# The Harries Flashlight Technique



## Steve M1911A1 (Feb 6, 2008)

I've just written a new article about how to manage the combination of pistol and flashlight while doing both searches and defensive shooting in low-light conditions.

Read it here: Through Darkest Interiors With Gun and Flashlight | Gun Toters

Please tell me what you think about it.


----------



## TAPnRACK (Jan 30, 2013)

Great article Steve, lot of good info that's useful. 

May I suggest that you include the 7 principles of Low Light Operation to really round your article out. This will help the reader understand the "when" and "how" to utilize light and darkness to one's advantage. 



Sent from my SM-N920V using Tapatalk


----------



## Steve M1911A1 (Feb 6, 2008)

TAPnRACK said:


> ...May I suggest that you include the 7 principles of Low Light Operation to really round your article out. This will help the reader understand the "when" and "how" to utilize light and darkness to one's advantage.
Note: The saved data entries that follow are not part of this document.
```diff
diff --git a/include/cips3d_hip.h b/include/cips3d_hip.h
--- a/include/cips3d_hip.h
+++ b/include/cips3d_hip.h
@@ -79,6 +79,10 @@
 int cips_siren_bwd_x3_rays(const cips_siren_weights* w, const cips_ray_params* rays, const float* dfeat,
                            const float* dsigma, float* sred, float* gpart, int B, cips_stream_t stream);
 
+int cips_siren_bwd_x3_rays_w(const cips_siren_weights* w, const cips_ray_params* rays, const float* wsamp,
+                             const float* dfea, const float* dsigma, float* sred, float* gpart, int B,
+                             cips_stream_t stream);
+
 int cips_march_fwd_x3(const cips_siren_weights* w, const cips_ray_params* rays, const float* noise, float noise_std,
                       int clamp_mode, int flags, float* fea, float* depth, float* weights, float* feat, float* sigma,
                       float* z, int B, const unsigned char* clamp_in, unsigned char* clamp_out, cips_stream_t stream);
@@ -103,6 +107,10 @@
                        const float* dfea,
                        float* dfeat_c, float* dsig_c, float* dfeat_f, float* dsig_f,
                        int R, int S, int clamp_mode, int flags, const unsigned char* clamp_in, cips_stream_t stream);
+
+int cips_composite_bwd_w(const float* feat, const float* sigma, const float* z, const float* noise, float noise_std,
+                         const float* dfea, float* w, float* dsigma,
+                         int R, int S, int clamp_mode, int flags, const unsigned char* clamp_in, cips_stream_t stream);
 
 typedef struct cips_gemm_desc {
   const float* A; const float* B; float* C;
@@ -254,6 +262,17 @@
                      float* dyhat, float* dgamma, float* dbeta, int rows, int cols, int mode, float slope,
                      cips_stream_t stream);
 
+#define CIPS_MAPPING_MAX_LAYERS 8
+typedef struct cips_mapping_bwd_desc {
+  const float* x0; const float* stats; const float* dy; float* dz;
+  const float* w[CIPS_MAPPING_MAX_LAYERS]; const float* act[CIPS_MAPPING_MAX_LAYERS];
+  float* dw[CIPS_MAPPING_MAX_LAYERS]; float* db[CIPS_MAPPING_MAX_LAYERS];
+  int in_dim[CIPS_MAPPING_MAX_LAYERS]; int out_dim[CIPS_MAPPING_MAX_LAYERS]; int lrelu[CIPS_MAPPING_MAX_LAYERS];
+  int B, layers;
+  float slope;
+} cips_mapping_bwd_desc;
+int cips_mapping_bwd(const cips_mapping_bwd_desc* d, cips_stream_t stream);
+
 int cips_torgb_fwd(const float* x, const float* w, const float* bias, float* rgb,
                    long long M, int K, int accumulate, cips_stream_t stream);
 int cips_torgb_bwd_partials(long long M);
```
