#ifdef BDM_EXPERIMENTAL
template <int MT, int NT, int R, bool H2IN>
__global__ __launch_bounds__(256, 2) void sconv_dilh_kernel(
    int C8, int Cout, int n_max, int n_dil_max, const float4 *__restrict__ xr, const float *__restrict__ amax,
    const float4 *__restrict__ xconst, float x_inv_scale,
    const int *__restrict__ occ_index, const int *__restrict__ dil_list, const int *__restrict__ dil_index,
    const int *__restrict__ tile_start, const float4 *__restrict__ wq,
    const float *__restrict__ inv_scale, const float *__restrict__ bias, float *__restrict__ y, int compact, int gn_cg,
    double *__restrict__ gn_partial, int gn_slices, int nb_shapes, int ncb, int tiles_max, int *__restrict__ work_counter) {
  extern __shared__ __align__(16) float4 smem4[];
  constexpr int NW = 4, NT_ = NW * 64;
  constexpr int BM = 16 * MT, TILE = NT * NW * 16;
  constexpr int R2 = R * R, R3 = R2 * R;
  constexpr int NQ = OS_PAIRS / 2;
  constexpr int PF = 3;
  constexpr int NBLK = NT * NW, NB = MT * 4 * 2;
  constexpr int XCAP = DILH_XCAP, XS = XCAP + 128;
  float4 *Xs = smem4;
  __shared__ int s_item;
  __shared__ float s_osc[64], s_obi[64];

  const int tid0 = threadIdx.x;
  const int G = gn_partial != nullptr ? Cout / gn_cg : 0, S = gn_slices;
  const int items = tiles_max * ncb * nb_shapes;
  for (;;) {
    int tid = tid0;
    asm volatile("" : "+v"(tid));
    const int lane = tid & 63, wave = tid >> 6, l16 = lane & 15, kg = lane >> 4;
    __syncthreads();
    if (tid == 0) s_item = atomicAdd(work_counter, 1);
    __syncthreads();
    const int item = s_item;
    if (item >= items) break;
    const int bi = item % nb_shapes, m0 = ((item / nb_shapes) % ncb) * BM, tile = item / (nb_shapes * ncb);
    const int4 *te = reinterpret_cast<const int4 *>(tile_start + ((size_t)bi * tiles_max + tile) * TILE_REC);
    const int4 ta = te[0], tb = te[1], tc = te[2];
    const int j0 = ta.x, jn = ta.y, v_first = ta.z, v_end = ta.w;
    const int tiles_live = tb.w, tile_x0 = tb.z >> 8, tile_x1 = tb.z & 255;
    if (tile >= max(tiles_live, 1)) {
      if (gn_partial != nullptr) {
        const int ngt = BM / gn_cg;
        if (tid < ngt && m0 + tid * gn_cg < Cout) {
          double *dst = gn_partial + (((size_t)bi * G + m0 / gn_cg + tid) * S + tile) * 2;
          dst[0] = 0.0; dst[1] = 0.0;
        }
      }
      continue;
    }
    DIL_STAMP(0);
    const int *dl = dil_list + (size_t)bi * n_dil_max;
    const bool nothing = jn <= j0;
    const int lo0 = tb.x, n0 = nothing ? 0 : tb.y, lo1 = tc.x, n1 = nothing ? 0 : tc.y, lo2 = tc.z, n2 = nothing ? 0 : tc.w;
    const int n01 = n0 + n1, nrows = min(n01 + n2, XCAP);
    auto grow = [&](int i) { return i < n0 ? lo0 + i : (i < n01 ? lo1 + (i - n0) : lo2 + (i - n01)); };

    const float sx = H2IN ? 1.0f / x_inv_scale : act_scale_from_max(amax[bi]);
    if (tid < BM) {
      const int m = min(m0 + tid, Cout - 1);
      s_osc[tid] = inv_scale[m] * (1.0f / sx);
      s_obi[tid] = bias ? bias[m] : 0.f;
    }
    const __amdgpu_buffer_rsrc_t wrsrc = __builtin_amdgcn_make_buffer_rsrc(const_cast<float4 *>(wq), 0, C8 * (OS_PAIRS * 4) * Cout * 16, 0x00020000);
    const int wlane = (((kg >> 1) * 4 + (kg & 1)) * Cout + m0 + l16) * 16;
    f32x4a acc[MT][NT];
#pragma unroll
    for (int a = 0; a < MT; ++a)
#pragma unroll
      for (int q = 0; q < NT; ++q) acc[a][q] = f32x4a{0.f, 0.f, 0.f, 0.f};
    typedef f32x4v_t f32x4v;
    f32x4v cr = {0.f, 0.f, 0.f, 0.f};
    f32x4v xa[PF][2];
    const float4 *xb = xr + (size_t)bi * C8 * n_max * 2;

    auto load_x = [&](int c8) {
#pragma unroll
      for (int u = 0; u < PF; ++u) {
        const int g = grow(min(tid + u * NT_, max(nrows - 1, 0)));
        if (H2IN) {
          const f32x4v *src = reinterpret_cast<const f32x4v *>(xr + (((size_t)bi * C8 + c8) * 2) * n_max + g);
          xa[u][0] = src[0];
          xa[u][1] = src[n_max];
        } else {
          const f32x4v *src = reinterpret_cast<const f32x4v *>(xb + ((size_t)c8 * n_max + g) * 2);
          xa[u][0] = src[0];
          xa[u][1] = src[1];
        }
      }
      if (H2IN && tid < 128) cr = *reinterpret_cast<const f32x4v *>(xconst + ((size_t)bi * C8 + c8) * 2 + (tid >> 6));
    };
    auto put = [&](int row, const float4 &p, const float4 &q) {
      if (H2IN) {
        Xs[row] = p;
        Xs[XS + row] = q;
      } else {
        f16x8 hi, lo;
        split_record(p, q, sx, hi, lo);
        *reinterpret_cast<f16x8 *>(&Xs[row]) = hi;
        *reinterpret_cast<f16x8 *>(&Xs[XS + row]) = lo;
      }
    };
    auto store_x = [&](int c8) {
      const int rows_w = nrows;
#pragma unroll
      for (int u = 0; u < PF; ++u)
        if (tid + u * NT_ < rows_w) {
          const float4 p = make_float4(xa[u][0][0], xa[u][0][1], xa[u][0][2], xa[u][0][3]);
          const float4 q = make_float4(xa[u][1][0], xa[u][1][1], xa[u][1][2], xa[u][1][3]);
          put(tid + u * NT_, p, q);
        }
      for (int row0 = tid + PF * NT_; row0 < rows_w; row0 += 2 * NT_) {
        const int row1 = row0 + NT_, rc1 = min(row1, rows_w - 1);
        const int g0 = grow(row0), g1 = grow(rc1);
        float4 a0, a1, b0, b1;
        if (H2IN) {
          const float4 *src = xr + (((size_t)bi * C8 + c8) * 2) * n_max;
          a0 = src[g0]; a1 = src[n_max + g0]; b0 = src[g1]; b1 = src[n_max + g1];
        } else {
          const float4 *src = xb + ((size_t)c8 * n_max) * 2;
          a0 = src[2 * g0]; a1 = src[2 * g0 + 1]; b0 = src[2 * g1]; b1 = src[2 * g1 + 1];
        }
        put(row0, a0, a1);
        if (row1 < rows_w) put(row1, b0, b1);
      }
      if (H2IN && tid < 128) *reinterpret_cast<f32x4v *>(&Xs[(tid >> 6) * XS + XCAP + 64 + (tid & 63)]) = cr;
    };

    if (!nothing) load_x(0);

    int rec[NT][NQ];
    unsigned amask = 0u;
    {
      const int pl0 = max(tile_x0 - 1, 0), pl1 = min(tile_x1 + 1, R - 1), n_oi = (pl1 - pl0 + 1) * R2;
      const bool staged = !nothing && n_oi * (int)sizeof(int) <= 2 * XS * (int)sizeof(float4);
      int *s_oi = reinterpret_cast<int *>(Xs);
      const int *oi = occ_index + (size_t)bi * R3;
      int vq[NT];
#pragma unroll
      for (int q = 0; q < NT; ++q) {
        const int j = j0 + (q * NW + wave) * 16 + l16;
        vq[q] = j < jn ? dl[j] : -1;
      }
      if (staged) {
        const int4 *src = reinterpret_cast<const int4 *>(oi + pl0 * R2);
        for (int e = tid; e < n_oi / 4; e += NT_) reinterpret_cast<int4 *>(s_oi)[e] = src[e];
        __syncthreads();
      }
#pragma unroll
      for (int q = 0; q < NT; ++q) {
        const int v = vq[q];
        const int vx = v / R2, vy = (v / R) % R, vz = v % R;
#pragma unroll
        for (int Q = 0; Q < NQ; ++Q) {
          const int t = 4 * Q + kg;
          int k = -1;
          bool inside = false;
          if (v >= 0 && t < 27) {
            const int gx = vx + t / 9 - 1, gy = vy + (t / 3) % 3 - 1, gz = vz + t % 3 - 1;
            inside = gx >= 0 && gx < R && gy >= 0 && gy < R && gz >= 0 && gz < R;
            if (inside) k = staged ? s_oi[((gx - pl0) * R + gy) * R + gz] : oi[(gx * R + gy) * R + gz];
          }
          int row = -1;
          if (k >= 0) {
            if ((unsigned)(k - lo0) < (unsigned)n0) row = k - lo0;
            else if ((unsigned)(k - lo1) < (unsigned)n1) row = n0 + (k - lo1);
            else if ((unsigned)(k - lo2) < (unsigned)n2) row = n01 + (k - lo2);
          }
          const bool here = row >= 0 && row < XCAP;
          const bool cst = H2IN && inside && !here;
          if (__ballot(here || cst) != 0ull) amask |= 1u << (Q * NT + q);
          rec[q][Q] = here ? row : (cst ? XCAP + 64 + lane : XCAP + lane);
        }
      }
      amask = __builtin_amdgcn_readfirstlane(amask);
    }
    DIL_STAMP(1);

    if (!nothing) {
      f32x4v fa[MT][2], fn[MT][2];
      auto load_a = [&](f32x4v (&dst)[MT][2], int c8, int Q) {
        const int so = ((c8 * NQ + Q) * 8) * Cout * 16;
#pragma unroll
        for (int s = 0; s < 2; ++s)
#pragma unroll
          for (int mt = 0; mt < MT; ++mt)
            dst[mt][s] = __builtin_bit_cast(f32x4v, __builtin_amdgcn_raw_buffer_load_b128(wrsrc, wlane + mt * 256, so + s * 2 * Cout * 16, 0));
      };
      const unsigned live_q = [&] {
        unsigned m = 0u;
#pragma unroll
        for (int Q = 0; Q < NQ; ++Q)
          if ((amask >> (Q * NT)) & ((1u << NT) - 1u)) m |= 1u << Q;
        return m;
      }();
      int q_first = 0;
      while (q_first < NQ && !((live_q >> q_first) & 1u)) ++q_first;
      if (q_first < NQ) load_a(fa, 0, q_first);
      for (int c8 = 0; c8 < C8; ++c8) {
        __syncthreads();
        if (c8 == 0) DIL_STAMP(2);
        if (c8 == 0 && tid < 128) Xs[(tid >> 6) * XS + XCAP + (tid & 63)] = make_float4(0.f, 0.f, 0.f, 0.f);
        store_x(c8);
        lds_barrier();
        if (c8 == 0) DIL_STAMP(3);
        if (c8 == 1) DIL_STAMP(4);
        if (c8 + 1 < C8) load_x(c8 + 1);
#pragma unroll
        for (int Q = 0; Q < NQ; ++Q) {
          if (!((live_q >> Q) & 1u)) continue;
          {
            int nq = Q + 1;
            while (nq < NQ && !((live_q >> nq) & 1u)) ++nq;
            if (nq < NQ) load_a(fn, c8, nq);
            else if (c8 + 1 < C8) load_a(fn, c8 + 1, q_first);
          }
#pragma unroll
          for (int q = 0; q < NT; ++q) {
            f16x8 fb[2];
#pragma unroll
            for (int s = 0; s < 2; ++s) {
              const float4 t = Xs[s * XS + rec[q][Q]];
              fb[s] = *reinterpret_cast<const f16x8 *>(&t);
            }
#pragma unroll
            for (int term = 0; term < 3; ++term)
#pragma unroll
              for (int mt = 0; mt < MT; ++mt)
                acc[mt][q] = __builtin_amdgcn_mfma_f32_16x16x32_f16(__builtin_bit_cast(f16x8, fa[mt][term == 0 ? 1 : 0]), fb[term == 1 ? 1 : 0],
                                                                    acc[mt][q], 0, 0, 0);
          }
#pragma unroll
          for (int s = 0; s < 2; ++s)
#pragma unroll
            for (int mt = 0; mt < MT; ++mt) fa[mt][s] = fn[mt][s];
        }
      }
    }

    DIL_STAMP(5);
    __syncthreads();
    float *red = reinterpret_cast<float *>(smem4);
    float *otile = red + (NBLK + 1) * NB;
#pragma unroll
    for (int mt = 0; mt < MT; ++mt)
#pragma unroll
      for (int q = 0; q < NT; ++q) {
        const int jl = (q * NW + wave) * 16 + l16;
        const bool live = j0 + jl < jn;
        float bs = 0.f, bq = 0.f;
        f32x4a o = f32x4a{0.f, 0.f, 0.f, 0.f};
#pragma unroll
        for (int i = 0; i < 4; ++i) {
          const int m = m0 + mt * 16 + 4 * kg + i;
          if (m < Cout && live) {
            const float v = acc[mt][q][i] * s_osc[mt * 16 + 4 * kg + i] + s_obi[mt * 16 + 4 * kg + i];
            o[i] = v;
            bs += v;
            bq = __builtin_fmaf(v, v, bq);
          }
        }
        if (live) {
          const int mb = m0 + mt * 16 + 4 * kg;
          if (compact) {
            float *dst = y + ((size_t)bi * n_dil_max + j0 + jl) * Cout + mb;
            if (mb + 3 < Cout && (Cout & 3) == 0) *reinterpret_cast<f32x4a *>(dst) = o;
            else
              for (int i = 0; i < 4 && mb + i < Cout; ++i) dst[i] = o[i];
          } else {
#pragma unroll
            for (int i = 0; i < 4; ++i) otile[(mt * 16 + 4 * kg + i) * TILE + jl] = o[i];
          }
        }
        if (gn_partial != nullptr) {
          bs = row16_sum(bs);
          bq = row16_sum(bq);
          if (l16 == 0) {
            const int nb = q * NW + wave;
            red[nb * NB + (mt * 4 + kg) * 2 + 0] = bs;
            red[nb * NB + (mt * 4 + kg) * 2 + 1] = bq;
          }
        }
      }
    if (gn_partial != nullptr || !compact) __syncthreads();
    if (!compact) {
      const int *di = dil_index + (size_t)bi * R3;
      float *yb = y + (size_t)bi * Cout * R3;
      for (int m = wave; m < BM; m += NW) {
        if (m0 + m >= Cout) break;
        const float bv = bias ? bias[m0 + m] : 0.f;
        float *row = yb + (size_t)(m0 + m) * R3;
        for (int v = v_first + lane; v < v_end; v += 64) {
          const int j = di[v];
          row[v] = (j >= j0 && j < jn) ? otile[m * TILE + (j - j0)] : bv;
        }
      }
    }
    if (gn_partial != nullptr) {
      float *red2 = red + NBLK * NB;
      for (int e = tid; e < NB; e += NT_) {
        float a = 0.f;
#pragma unroll
        for (int j = 0; j < NBLK; ++j) a += red[j * NB + e];
        red2[e] = a;
      }
      __syncthreads();
      const int ngt = BM / gn_cg;
      if (tid < ngt && m0 + tid * gn_cg < Cout) {
        double a = 0.0, qq = 0.0;
        const int nb4 = gn_cg / 4;
        for (int j = 0; j < nb4; ++j) {
          a += (double)red2[(tid * nb4 + j) * 2 + 0];
          qq += (double)red2[(tid * nb4 + j) * 2 + 1];
        }
        const double nfill = H2IN ? 0.0 : (double)((v_end - v_first) - (jn - j0));
        for (int c = 0; c < gn_cg; ++c) {
          const double bv = bias ? (double)bias[m0 + tid * gn_cg + c] : 0.0;
          a += nfill * bv;
          qq += nfill * bv * bv;
        }
        double *dst = gn_partial + (((size_t)bi * G + m0 / gn_cg + tid) * S + tile) * 2;
        dst[0] = a;
        dst[1] = qq;
      }
    }
    DIL_STAMP(6);
  }
}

That's a good thought, but I think that it's beyond the scope of my essay.
My piece was really a how-to, mere "nuts and bolts."
The actual tactical application of the technique, and other low-light techniques, would be the subject of an entire other piece...or two.

It's also a little beyond my own knowledge.
Although I do know how to fight in the dark, and certainly I can make good low-light hits, I am not an expert at it.
I'm not sure that I could articulate what I know and can do as well as, for instance, a trained cop could.
For instance, I can "pie" a room, but not well; and in a long corridor, I could only go prone and hope.

Do you want to take a stab at it?


----------



## TAPnRACK (Jan 30, 2013)

If I get some free time I'd be happy to, maybe this weekend I'll do a write up or post one of my PowerPoint presentations on the subject. 

Maybe I'll break it into a series of posts. Kind of like episodic content.

Sent from my SM-N920V using Tapatalk


----------



## Cait43 (Apr 4, 2013)

Great article Steve......


----------



## win231 (Aug 5, 2015)

I agree about the flashlight being better controlled and safer when it is not attached to the gun. However, I prefer the Rogers "Cigar Hold" technique & have safely used it when checking noises around my house on several occasions. I like having more support for the gun. As for safety, I suppose some individuals may have a safety issue, but I'm able to easily separate the actions of each hand. With trigger finger out of the trigger guard (like it should be) there isn't much chance of an unintentional discharge - at least for me.


----------



## Craigh (Jul 29, 2016)

Steve M1911A1 said:


> I've just written a new article about how to manage the combination of pistol and flashlight while doing both searches and defensive shooting in low-light conditions.
> 
> Read it here: Through Darkest Interiors With Gun and Flashlight | Gun Toters
> 
> Please tell me what you think about it.


Great blog, Steve. I like that hold and it just makes a lot of sense. I've just been dissuaded against purchasing a gun light which had been my intention. 

I already employ a Weaver stance, but I suppose I should bring a flashlight to the range and practice this method to become comfortable while building a little muscle memory. Wouldn't want to fire the handgun while intending to turn on the light after being woken up and highly stressed. I'm wondering how crossing your arms from left to right might fool a person's brain in a stressful situation. I suppose a lot of practice is in order, but I do like this.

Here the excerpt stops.